Speaker: David Miller, Professor, Electrical Engineering and Applied Physics, Stanford University

Abstract

Though we can readily understand any particular linear optical device, we have not in general known how to design one to do just what we want. This is somewhat frustrating because with modern nanofabrication techniques and approaches like silicon photonics, we can make a very wide range of structures and devices.  At worst, we have to resort to blind, trial-and-error iterative design processes, with no guarantee that the device is even possible. A good example problem is losslessly separating overlapping optical modes from a fiber and turning them into other modes. Can we solve such “mode converter” problems in general? If we could, we can show we could make any linear optical device. Recently, found a solution. We can prove that we can in principle make any physically legal linear optical device. And it can design itself … in real time, with no calculations at all, and without even calibrating any components. The talk will show how to do this – the approach should suit silicon photonics, for example. It will also discuss realistic limitations to the approach as well as some potential applications – which include self-aligning beam couplers, arbitrary mode converters, automatic polarization trackers, spatial reconfigurable add-drop multiplexers, devices that can find the best orthogonal channels through any linear scatterer, linear optics quantum computing gates, and complicated optical systems that keep themselves aligned.

Speaker Bio

David Miller received his B. Sc. degree from St. Andrews University and, in 1979, his Ph.D. from Heriot-Watt University, both in Physics.
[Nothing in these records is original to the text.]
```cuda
static int engine_setup_rp_tma(Engine* e) {
  if (!e->rp) return SACX_OK;
  RpProgram& P = e->h_prog;
  Plan& plan = e->h_plans[PLAN_RP];
  void* fn = nullptr;
  cudaDriverEntryPointQueryResult qres;
  const bool have = cudaGetDriverEntryPoint("cuTensorMapEncodeTiled", &fn, cudaEnableDefault, &qres) == cudaSuccess && fn;
  std::vector<CUtensorMap> maps(P.n_jobs + 2 * plan.n_ops);
  memset(maps.data(), 0, sizeof(CUtensorMap) * maps.size());
  bool ok = have;
  for (int j = 0; ok && j < P.n_jobs; ++j) {
    const RpJob& jb = P.jobs[j];
    if (!jb.tma) continue;
    cuuint64_t dims[2], strides[1] = {(cuuint64_t)jb.w_ld * 4};
    cuuint32_t box[2], estr[2] = {1, 1};
    box[0] = 32; box[1] = 32;
    if (!jb.bkm) { dims[0] = jb.K; dims[1] = jb.N; }
    else { dims[0] = jb.N; dims[1] = jb.K; }
    ok = ((TcEncodeFn)fn)(&maps[j], CU_TENSOR_MAP_DATA_TYPE_FLOAT32, 2, e->arena + jb.w, dims, strides, box, estr, CU_TENSOR_MAP_INTERLEAVE_NONE,
                          CU_TENSOR_MAP_SWIZZLE_128B, CU_TENSOR_MAP_L2_PROMOTION_L2_128B, CU_TENSOR_MAP_FLOAT_OOB_FILL_NONE) == CUDA_SUCCESS;
  }
  if (!ok) { for (int j = 0; j < P.n_jobs; ++j) P.jobs[j].tma = 0; cudaGetLastError(); }
  const char* dw_env = getenv("SACX_RP_DW_TMA");
  bool ok_dw = have && !(dw_env && atoi(dw_env) == 0);
  for (int k = 0; k < plan.n_ops; ++k) { plan.ops[k].i[2] = 0; plan.ops[k].i[3] = 0; }
  for (int k = 0; ok_dw && k < plan.n_ops; ++k) {
    Op& o = plan.ops[k];
    if (o.type != OP_GEMM || o.epi != EPI_DW || o.a_sm != 1 || o.b_sn != 1 || (o.a & 3) || (o.b & 3) || (o.a_sk & 3) || (o.b_sk & 3)) continue;
    if (o.K > RP_DW_MAXK || o.cfg != 0) continue;
    for (int w = 0; ok_dw && w < 2; ++w) {
      cuuint64_t dims[2] = {(cuuint64_t)(w ? o.N : o.M), (cuuint64_t)o.K}, strides[1] = {(cuuint64_t)(w ? o.b_sk : o.a_sk) * 4};
      cuuint32_t box[2] = {32, (cuuint32_t)RP_DW_CHUNK}, estr[2] = {1, 1};
      ok_dw = ((TcEncodeFn)fn)(&maps[P.n_jobs + 2 * k + w], CU_TENSOR_MAP_DATA_TYPE_FLOAT32, 2, e->arena + (w ? o.b : o.a), dims, strides, box, estr,
                               CU_TENSOR_MAP_INTERLEAVE_NONE, CU_TENSOR_MAP_SWIZZLE_128B, CU_TENSOR_MAP_L2_PROMOTION_L2_128B,
                               CU_TENSOR_MAP_FLOAT_OOB_FILL_NONE) == CUDA_SUCCESS;
    }
    if (ok_dw) { o.i[2] = P.n_jobs + 2 * k + 1; o.i[3] = P.n_jobs + 2 * k + 2; }
  }
  if (!ok_dw) { for (int k = 0; k < plan.n_ops; ++k) { plan.ops[k].i[2] = 0; plan.ops[k].i[3] = 0; } cudaGetLastError(); }
  const char* vec_env = getenv("SACX_RP_DW_VEC");
  if (ok_dw && !(vec_env && atoi(vec_env) == 0)) {
    for (int k = 0; k < plan.n_ops; ++k) {
      Op& o = plan.ops[k];
      o.i[5] = 0;
      if (o.type == OP_GEMM && o.epi == EPI_DW && o.i[3] > 0 && o.M == 1 && o.K <= RP_DWV_MAXK && o.N >= 64 && !(o.flags & DW_ATOMIC) && o.i[0] <= 1) {
        o.i[5] = 1; o.tiles_n = (o.N + RP_DWV_COLS - 1) / RP_DWV_COLS; o.ntiles = o.tiles_n;
      }
    }
    int widest = 0;
    for (int ph = 0; ph < plan.n_phases; ++ph) {
      Phase& p = plan.phases[ph];
      p.ntiles = 0;
      for (int k = p.op0; k < p.op0 + p.nops; ++k) { plan.ops[k].tile0 = p.ntiles; p.ntiles += plan.ops[k].ntiles; }
      widest = std::max(widest, p.ntiles);
    }
    e->rp_grid = std::min(e->n_sms, std::max(e->rp_grid, widest));
  }
  if (e->d_rp_maps) { cudaFree(e->d_rp_maps); e->d_rp_maps = nullptr; }
  bool up = cudaMalloc(&e->d_rp_maps, sizeof(CUtensorMap) * maps.size()) == cudaSuccess;
  up = up && cudaMemcpy(e->d_rp_maps, maps.data(), sizeof(CUtensorMap) * maps.size(), cudaMemcpyHostToDevice) == cudaSuccess;
  if (!up) {
    for (int j = 0; j < P.n_jobs; ++j) P.jobs[j].tma = 0;
    for (int k = 0; k < plan.n_ops; ++k) { plan.ops[k].i[2] = 0; plan.ops[k].i[3] = 0; }
    if (e->d_rp_maps) { cudaFree(e->d_rp_maps); e->d_rp_maps = nullptr; }
    cudaGetLastError();
  }
  SACX_CUDA(cudaMemcpy(e->d_prog, &e->h_prog, sizeof(RpProgram), cudaMemcpyHostToDevice));
  return SACX_OK;
}

// ... 1126 lines not shown
```

### soft-actor-critic_b200/csrc/sacx_engine.cuh

```cuda
#pragma once
#include <cuda_runtime.h>

#include <algorithm>
#include <cstddef>
#include <cstdio>
#include <cstring>
#include <string>
#include <vector>

#include "sacx_kernels.cuh"
#include "sacx_rowpar.cuh"
#include "sacx_tc.cuh"

namespace sacx {

extern thread_local std::string g_err;
int fail(int code, const std::string& msg);
#define SACX_CUDA(call)                                                                        \
  do {                                                                                         \
    cudaError_t e__ = (call);                                                                  \
    if (e__ != cudaSuccess)                                                                    \
      return fail(SACX_ERR_CUDA, std::string(#call) + ": " + cudaGetErrorString(e__));         \
  } while (0)

// ... 749 lines not shown
    if (L - 2 - k >= 0) {
      const int l = L - 1 - k;
      pb.add(gemm_da(n, l, delta[l], ldd(l), delta[l - 1], ldd(l - 1), as.aux(l - 1), as.ld[l - 1]));
    }
    const int lw = L - k;
    if (lw >= 1 && !(skip_head_dw && lw == L))
      pb.add(gemm_dw(n, lw, opt, flags, delta[lw], ldd(lw), as.h[lw - 1], as.ld[lw - 1], is_critic));
    if (k == bwd_stages(n) - 1) pb.add(gemm_dw(n, 0, opt, flags, delta[0], ldd(0), x, ld_x, is_critic));
  }

  bool rowpar_eligible(std::string& why) const {
    const char* env = getenv("SACX_ROWPAR");
    if (env && atoi(env) == 0) { why = "disabled by SACX_ROWPAR=0"; return false; }
    if (cfg.n_agents != 1) { why = "population mode"; return false; }
    if (cfg.dp_world > 1) { why = "data-parallel mode"; return false; }
    { std::string w; if (tc_wanted(w)) { why = "large batch runs the tensor-core path"; return false; } }
    if (cfg.batch_size > 512 && !(env && atoi(env) == 1)) { why = "batch above 512: the tile-parallel kernel is faster"; return false; }
    if (pi.L() < 2 || q1.L() < 2) { why = "fewer than two hidden layers"; return false; }
    if (act_needs_z(pi.act_h) || act_needs_z(q1.act_h)) { why = "hidden activation needs saved pre-activations"; return false; }
    if (cfg.act_dim > RP_MAXA) { why = "action dimension above 8"; return false; }
    if (2 * cfg.obs_dim + cfg.act_dim + 2 > 256) { why = "observation wider than 123"; return false; }
    for (const NetLayout* n : {&pi, &q1})
      for (int l = 1; l <= n->L(); ++l)
        if (n->dims[l] != 64 && n->dims[l] != 128 && n->dims[l] != 256) { why = "hidden width not 64/128/256"; return false; }
    if (2 * (q1.L() + 1) + (pi.L() + 1) + 1 > RP_MAX_DW_OPS) { why = "network too deep"; return false; }
    return true;
  }

  bool build_rowpar(PB& pb) {
    RpProgram& P = h_prog;
    memset(&P, 0, sizeof P);
    const int O = cfg.obs_dim, A = cfg.act_dim, Lq = q1.L(), Lp = pi.L();
    bool overflow = false;
    int wmax = 0;
    auto step = [&](int row_op) {
      if (P.n_steps_a + P.n_steps_c >= RP_MAX_STEPS) { overflow = true; return; }
      RpStep& st = P.steps[P.n_steps_a + P.n_steps_c];
      st.row_op = row_op; st.job0 = P.n_jobs; st.njobs = 0; st.load0 = P.n_loads; st.nloads = 0;
    };
    auto cur = [&]() -> RpStep& { return P.steps[P.n_steps_a + P.n_steps_c]; };
    auto add_job = [&](const RpJob& j) {
      if (P.n_jobs >= RP_MAX_JOBS) { overflow = true; return; }
      const int NS = j.N / RP_CS;
      RpJob jj = j;
      jj.tma = (rp_tma && NS == 32 && (j.w_ld % 4) == 0 && (j.w % 4) == 0 && j.K <= 256) ? 1 : 0;
      jj.map = P.n_jobs;
      P.jobs[P.n_jobs++] = jj; cur().njobs++;
      const int cp_floats = j.bkm ? j.K * NS : NS * (j.Kp + 4);
      const int tma_floats = j.bkm ? j.K * 32 : ((j.K + 31) / 32) * 1024;
      wmax = std::max(wmax, jj.tma ? tma_floats : cp_floats);
    };
    auto add_load = [&](i64 off, int ld, int K, int abuf) {
      if (P.n_loads >= RP_MAX_LOADS) { overflow = true; return; }
      P.loads[P.n_loads++] = RpLoad{off, ld, K, abuf, 0}; cur().nloads++;
    };
    auto fwd = [&](const NetLayout& n, int l, i64 wshift, int a_src, const ActSet& as, int slot) {
      RpJob j; memset(&j, 0, sizeof j);
      j.bkm = 0; j.a_src = a_src; j.K = n.dims[l]; j.Kp = (j.K + 7) & ~7; j.N = n.dims[l + 1]; j.act = n.act_h;
      j.ns_log2 = j.N == 256 ? 5 : (j.N == 128 ? 4 : 3);
      j.w = n.W[l] + wshift; j.w_ld = j.K; j.bias = n.b[l] + wshift; j.out = as.h[l]; j.out_ld = as.ld[l]; j.aux = -1; j.proj_w = -1;
      if (l == n.L() - 1) {
        j.proj_J = n.dims[n.L() + 1]; j.proj_slot = slot; j.proj_w = n.W[n.L()] + wshift; j.proj_sj = n.dims[n.L()]; j.proj_sn = 1;
      }
      return j;
    };
    auto bwd = [&](const NetLayout& n, int l, int a_src, const ActSet& as, const i64* delta, int da_slot) {
      RpJob j; memset(&j, 0, sizeof j);
      j.bkm = 1; j.a_src = a_src; j.K = n.dims[l + 1]; j.Kp = j.K; j.N = n.dims[l]; j.act = n.act_h;
      j.ns_log2 = j.N == 256 ? 5 : (j.N == 128 ? 4 : 3);
      j.w = n.W[l]; j.w_ld = n.dims[l]; j.bias = -1; j.aux = as.h[l - 1]; j.aux_ld = as.ld[l - 1];
      j.out = delta[l - 1]; j.out_ld = rup4(n.dims[l]); j.proj_w = -1;
      if (da_slot >= 0) { j.proj_J = A; j.proj_slot = da_slot; j.proj_w = n.W[0] + O; j.proj_sj = 1; j.proj_sn = n.dims[0]; }
      return j;
    };
    const i64 tsh = T0 - q1.begin;
    step(RPR_GATHER);
    add_job(fwd(pi, 0, 0, RPS_XS2, a_pit, RPP_PI_T));
    add_job(fwd(pi, 0, 0, RPS_XSA, a_pia, RPP_PI_A));
    for (int c = 0; c < 2; ++c) add_job(fwd(c ? q2 : q1, 0, 0, RPS_XSA, a_q[c], RPP_Q1 + c));
    P.n_steps_a++;
    for (int l = 1; l < std::max(Lp, Lq); ++l) {
      step(RPR_NONE);
      if (l < Lp) {
        add_load(a_pit.h[l - 1], a_pit.ld[l - 1], pi.dims[l], 0); add_job(fwd(pi, l, 0, 0, a_pit, RPP_PI_T));
        add_load(a_pia.h[l - 1], a_pia.ld[l - 1], pi.dims[l], 1); add_job(fwd(pi, l, 0, 1, a_pia, RPP_PI_A));
      }
      if (l < Lq)
        for (int c = 0; c < 2; ++c) {
          add_load(a_q[c].h[l - 1], a_q[c].ld[l - 1], q1.dims[l], 2 + c);
          add_job(fwd(c ? q2 : q1, l, 0, 2 + c, a_q[c], RPP_Q1 + c));
        }
      P.n_steps_a++;
    }
    step(RPR_PI_HEADS);
    for (int c = 0; c < 2; ++c) add_job(fwd(c ? q2 : q1, 0, tsh, RPS_XS2, a_qt[c], RPP_QT1 + c));
    P.n_steps_a++;
    for (int l = 1; l < Lq; ++l) {
      step(RPR_NONE);
      for (int c = 0; c < 2; ++c) {
        add_load(a_qt[c].h[l - 1], a_qt[c].ld[l - 1], q1.dims[l], c);
        add_job(fwd(c ? q2 : q1, l, tsh, c, a_qt[c], RPP_QT1 + c));
      }
      P.n_steps_a++;
    }
    step(RPR_TARGET_CRITIC);
    for (int c = 0; c < 2; ++c) {
      add_load(a_q[c].h[Lq - 1], a_q[c].ld[Lq - 1], q1.dims[Lq], 2 + c);
      add_job(bwd(c ? q2 : q1, Lq - 1, 2 + c, a_q[c], d_q[c], -1));
    }
    P.n_steps_a++;
    for (int l = Lq - 2; l >= 1; --l) {
      step(RPR_NONE);
      for (int c = 0; c < 2; ++c) {
        add_load(d_q[c][l], rup4(q1.dims[l + 1]), q1.dims[l + 1], c);
        add_job(bwd(c ? q2 : q1, l, c, a_q[c], d_q[c], -1));
      }
      P.n_steps_a++;
    }
    step(RPR_RELOAD);
    for (int c = 0; c < 2; ++c) add_job(fwd(c ? q2 : q1, 0, 0, RPS_XPI, a_q[c], RPP_Q1 + c));
    P.n_steps_c++;
    for (int l = 1; l < Lq; ++l) {
      step(RPR_NONE);
      for (int c = 0; c < 2; ++c) {
        add_load(a_q[c].h[l - 1], a_q[c].ld[l - 1], q1.dims[l], c);
        add_job(fwd(c ? q2 : q1, l, 0, c, a_q[c], RPP_Q1 + c));
      }
      P.n_steps_c++;
    }
    step(RPR_ACTOR_Q);
    for (int c = 0; c < 2; ++c) {
      add_load(a_q[c].h[Lq - 1], a_q[c].ld[Lq - 1], q1.dims[Lq], 2 + c);
      add_job(bwd(c ? q2 : q1, Lq - 1, 2 + c, a_q[c], d_q[c], Lq - 1 == 1 ? RPP_DA1 + c : -1));
    }
    P.n_steps_c++;
    for (int l = Lq - 2; l >= 1; --l) {
      step(RPR_NONE);
      for (int c = 0; c < 2; ++c) {
        add_load(d_q[c][l], rup4(q1.dims[l + 1]), q1.dims[l + 1], c);
        add_job(bwd(c ? q2 : q1, l, c, a_q[c], d_q[c], l == 1 ? RPP_DA1 + c : -1));
      }
      P.n_steps_c++;
    }
    step(RPR_PI_BWD);
    add_load(a_pia.h[Lp - 1], a_pia.ld[Lp - 1], pi.dims[Lp], 0);
    add_job(bwd(pi, Lp - 1, 0, a_pia, d_p, -1));
    P.n_steps_c++;
    for (int l = Lp - 2; l >= 1; --l) {
      step(RPR_NONE);
      add_load(d_p[l], rup4(pi.dims[l + 1]), pi.dims[l + 1], 1);
      add_job(bwd(pi, l, 1, a_pia, d_p, -1));
      P.n_steps_c++;
    }
    if (overflow) { rp_why = "program tables too small"; return false; }
    P.O = O; P.A = A; P.Hq = q1.dims[Lq]; P.Hpi = pi.dims[Lp]; P.ld_hq = rup4(P.Hq); P.ld_hpi = rup4(P.Hpi);
    P.act_q = q1.act_h; P.act_oq = q1.act_o; P.act_pi = pi.act_h; P.act_opi = pi.act_o;
    P.ab_q[0] = 2; P.ab_q[1] = 3; P.ab_pi = 0;
    P.x_sa = x_sa; P.x_s2 = x_s2; P.x_pi = x_pi; P.b_r = b_r; P.b_d = b_d; P.b_idx = b_idx; P.b_eps1 = b_eps1; P.b_eps2 = b_eps2;
    P.b_lp2 = b_lp2; P.b_lp = b_lp; P.b_y = b_y; P.b_ploss = b_ploss; P.b_tz = b_tz; P.b_se = b_se; P.b_mask = b_mask;
    P.b_headz = b_headz; P.b_dhead = b_dhead;
    for (int c = 0; c < 2; ++c) {
      const NetLayout& n = c ? q2 : q1;
      P.b_tq[c] = b_tq[c]; P.b_q[c] = b_q[c]; P.b_qa[c] = b_qa[c]; P.b_dout[c] = b_dout[c]; P.b_loss[c] = b_loss[c];
      P.q_bL[c] = n.b[Lq]; P.q_WL[c] = n.W[Lq]; P.qt_bL[c] = n.b[Lq] + tsh; P.dq_last[c] = d_q[c][Lq - 1];
    }
    P.pi_bL = pi.b[Lp]; P.pi_WL = pi.W[Lp]; P.dp_last = d_p[Lp - 1];
    int hmax = 0;
    for (int l = 1; l <= Lp; ++l) hmax = std::max(hmax, pi.dims[l]);
    for (int l = 1; l <= Lq; ++l) hmax = std::max(hmax, q1.dims[l]);
    P.lda = hmax + 4; P.abuf_floats = RP_RB * P.lda;
    P.ldx = ((O + A + 7) & ~7) + 4;
    P.gldx = ldx;
    P.wslot_floats = ((wmax + 255) & ~255) + 1024;
    int off = 0;
    P.sm_abuf = off; off += RP_NABUF * P.abuf_floats;
    P.sm_xbuf = off; off += 3 * RP_RB * P.ldx;
    off = (off + 255) & ~255;
    P.sm_wslot = off; off += RP_NWSLOT * P.wslot_floats;
    P.sm_red = off; off += RP_RED;
    P.sm_otile = off; P.sm_pw = off;
    off = std::max(off, WSM_FLOATS + CfgSmall::SMEM_FLOATS);
    off = std::max(off, RP_DW_SMEM);
    P.sm_total = off;
    const int J[RPP_N] = {2 * A, 2 * A, 1, 1, 1, 1, A, A};
    int poff = 0;
    for (int i = 0; i < RPP_N; ++i) { P.part_off[i] = poff; poff += RP_CS * RP_RB * J[i]; }
    P.part_stride = (poff + 31) & ~31;
    const bool keep_large = large;
    large = false;
    const int AD = DW_ADAM;
    pb.phase();
    for (int l = Lq - 1; l >= 1; --l)
      for (int c = 0; c < 2; ++c)
        pb.add(gemm_dw(c ? q2 : q1, l, c ? OPT_Q2 : OPT_Q1, AD | DW_POLYAK, d_q[c][l], rup4(q1.dims[l + 1]), a_q[c].h[l - 1], a_q[c].ld[l - 1], true));
    for (int c = 0; c < 2; ++c) {
      pb.add(gemm_dw(c ? q2 : q1, 0, c ? OPT_Q2 : OPT_Q1, AD | DW_POLYAK, d_q[c][0], rup4(q1.dims[1]), x_sa, ldx, true));
      pb.add(gemm_dw(c ? q2 : q1, Lq, c ? OPT_Q2 : OPT_Q1, AD | DW_POLYAK, b_dout[c], 4, a_q[c].h[Lq - 1], a_q[c].ld[Lq - 1], true));
    }
    pb.phase();
    for (int l = Lp - 1; l >= 1; --l) pb.add(gemm_dw(pi, l, OPT_PI, AD, d_p[l], rup4(pi.dims[l + 1]), a_pia.h[l - 1], a_pia.ld[l - 1], false));
    pb.add(gemm_dw(pi, 0, OPT_PI, AD, d_p[0], rup4(pi.dims[1]), x_pi, ldx, false));
    pb.add(gemm_dw(pi, Lp, OPT_PI, AD, b_dhead, 2 * A, a_pia.h[Lp - 1], a_pia.ld[Lp - 1], false));
    pb.add(op_final(1 | 2 | 4 | 8));
    large = keep_large;
    if (pb.overflow || pb.p.n_ops > RP_MAX_DW_OPS) { rp_why = "too many dW ops"; return false; }
    return true;
  }

  int build_plans() {
    h_plans.assign(N_PLANS, Plan());
    auto put = [&](int id, PB& pb) -> int {
      if (pb.overflow) return fail(SACX_ERR_INVALID, "network too deep for the op table (MAX_OPS/MAX_PHASES)");
// ... 77 lines not shown
```

### soft-actor-critic_b200/csrc/sacx_rowpar.cuh

```cuda
#pragma once
#include "sacx_kernels.cuh"

namespace sacx {

constexpr int RP_CS = 8;
constexpr int RP_RB = 16;
constexpr int RP_HMAX = 256;
constexpr int RP_NABUF = 4;
constexpr int RP_NWSLOT = 3;
constexpr int RP_RED = 2048;
constexpr int RP_MAXA = 8;
constexpr int RP_MAX_GROUPS = 32;
constexpr int RP_MAX_JOBS = 40, RP_MAX_STEPS = 28, RP_MAX_LOADS = 48, RP_MAX_DW_OPS = 16;

enum RpRowOp : int { RPR_NONE = 0, RPR_GATHER, RPR_PI_HEADS, RPR_TARGET_CRITIC, RPR_RELOAD, RPR_ACTOR_Q, RPR_PI_BWD };
enum RpSrc : int { RPS_ABUF0 = 0, RPS_XSA = 4, RPS_XS2 = 5, RPS_XPI = 6 };
enum RpSlot : int { RPP_PI_T = 0, RPP_PI_A, RPP_Q1, RPP_Q2, RPP_QT1, RPP_QT2, RPP_DA1, RPP_DA2, RPP_N };

struct RpJob {
  int bkm;
  int a_src;
  int K, Kp, N;
  int ns_log2;
  int act;
  int w_ld;
  int out_ld, aux_ld;
  int proj_J, proj_slot, proj_sj, proj_sn;
  int tma, map;
  i64 w, bias, out, aux, proj_w;
};
struct RpLoad { i64 off; int ld, K, abuf, pad; };
struct RpStep { int row_op, job0, njobs, load0, nloads, pad0, pad1, pad2; };

struct RpProgram {
  int n_steps_a, n_steps_c, n_jobs, n_loads;
  int n_row_groups, pad_g;
  int sm_abuf, sm_xbuf, ldx, sm_wslot, sm_red, sm_otile, sm_pw, sm_total;
  int lda, abuf_floats, wslot_floats, gldx;
  int O, A, Hq, Hpi, ld_hq, ld_hpi, act_q, act_oq, act_pi, act_opi;
  int ab_q[2], ab_pi, part_stride;
  int part_off[RPP_N];
  i64 x_sa, x_s2, x_pi, b_r, b_d, b_idx, b_eps1, b_eps2, b_lp2, b_lp, b_y, b_tq[2], b_q[2], b_qa[2], b_dout[2],
      b_loss[2], b_ploss, b_tz, b_se, b_mask, b_headz, b_dhead;
  i64 pi_bL, pi_WL, q_bL[2], q_WL[2], qt_bL[2];
  i64 dq_last[2], dp_last;
  RpStep steps[RP_MAX_STEPS];
  RpJob jobs[RP_MAX_JOBS];
  RpLoad loads[RP_MAX_LOADS];
};

struct RpRows {
  float r[RP_RB], d[RP_RB], lp2[RP_RB], lp[RP_RB], coef[2][RP_RB];
  float eps1[RP_RB][RP_MAXA], eps2[RP_RB][RP_MAXA], tz[RP_RB][RP_MAXA], se[RP_RB][RP_MAXA], mk[RP_RB][RP_MAXA];
  float hz[RP_RB][2 * RP_MAXA], dh[RP_RB][2 * RP_MAXA];
};
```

He was with Bell Laboratories from 1981 to 1996, as a department head from 1987. Since 1996 he has been at Stanford University, where he is currently the W. M. Keck Professor of Electrical Engineering, a Professor by Courtesy of Applied Physics, and a Co-Director of the Stanford Photonics Research Center. He has been active in professional societies and was President of the IEEE Lasers and Electro-Optics Society in 1995. His research interests include physics and devices in nanophotonics, nanometallics, and quantum-well optoelectronics, and fundamentals and applications of optics in information sensing, switching, and processing. He has published more than 260 scientific papers and the text “Quantum Mechanics for Scientists and Engineers”, holds 71 patents, has received several awards, is a Fellow of the Royal Society, the Royal Society of Edinburgh, the American Physical Society, the Optical Society of America, and IEEE, holds two honorary degrees, and is a Member of both US National Academies (of Sciences and of Engineering).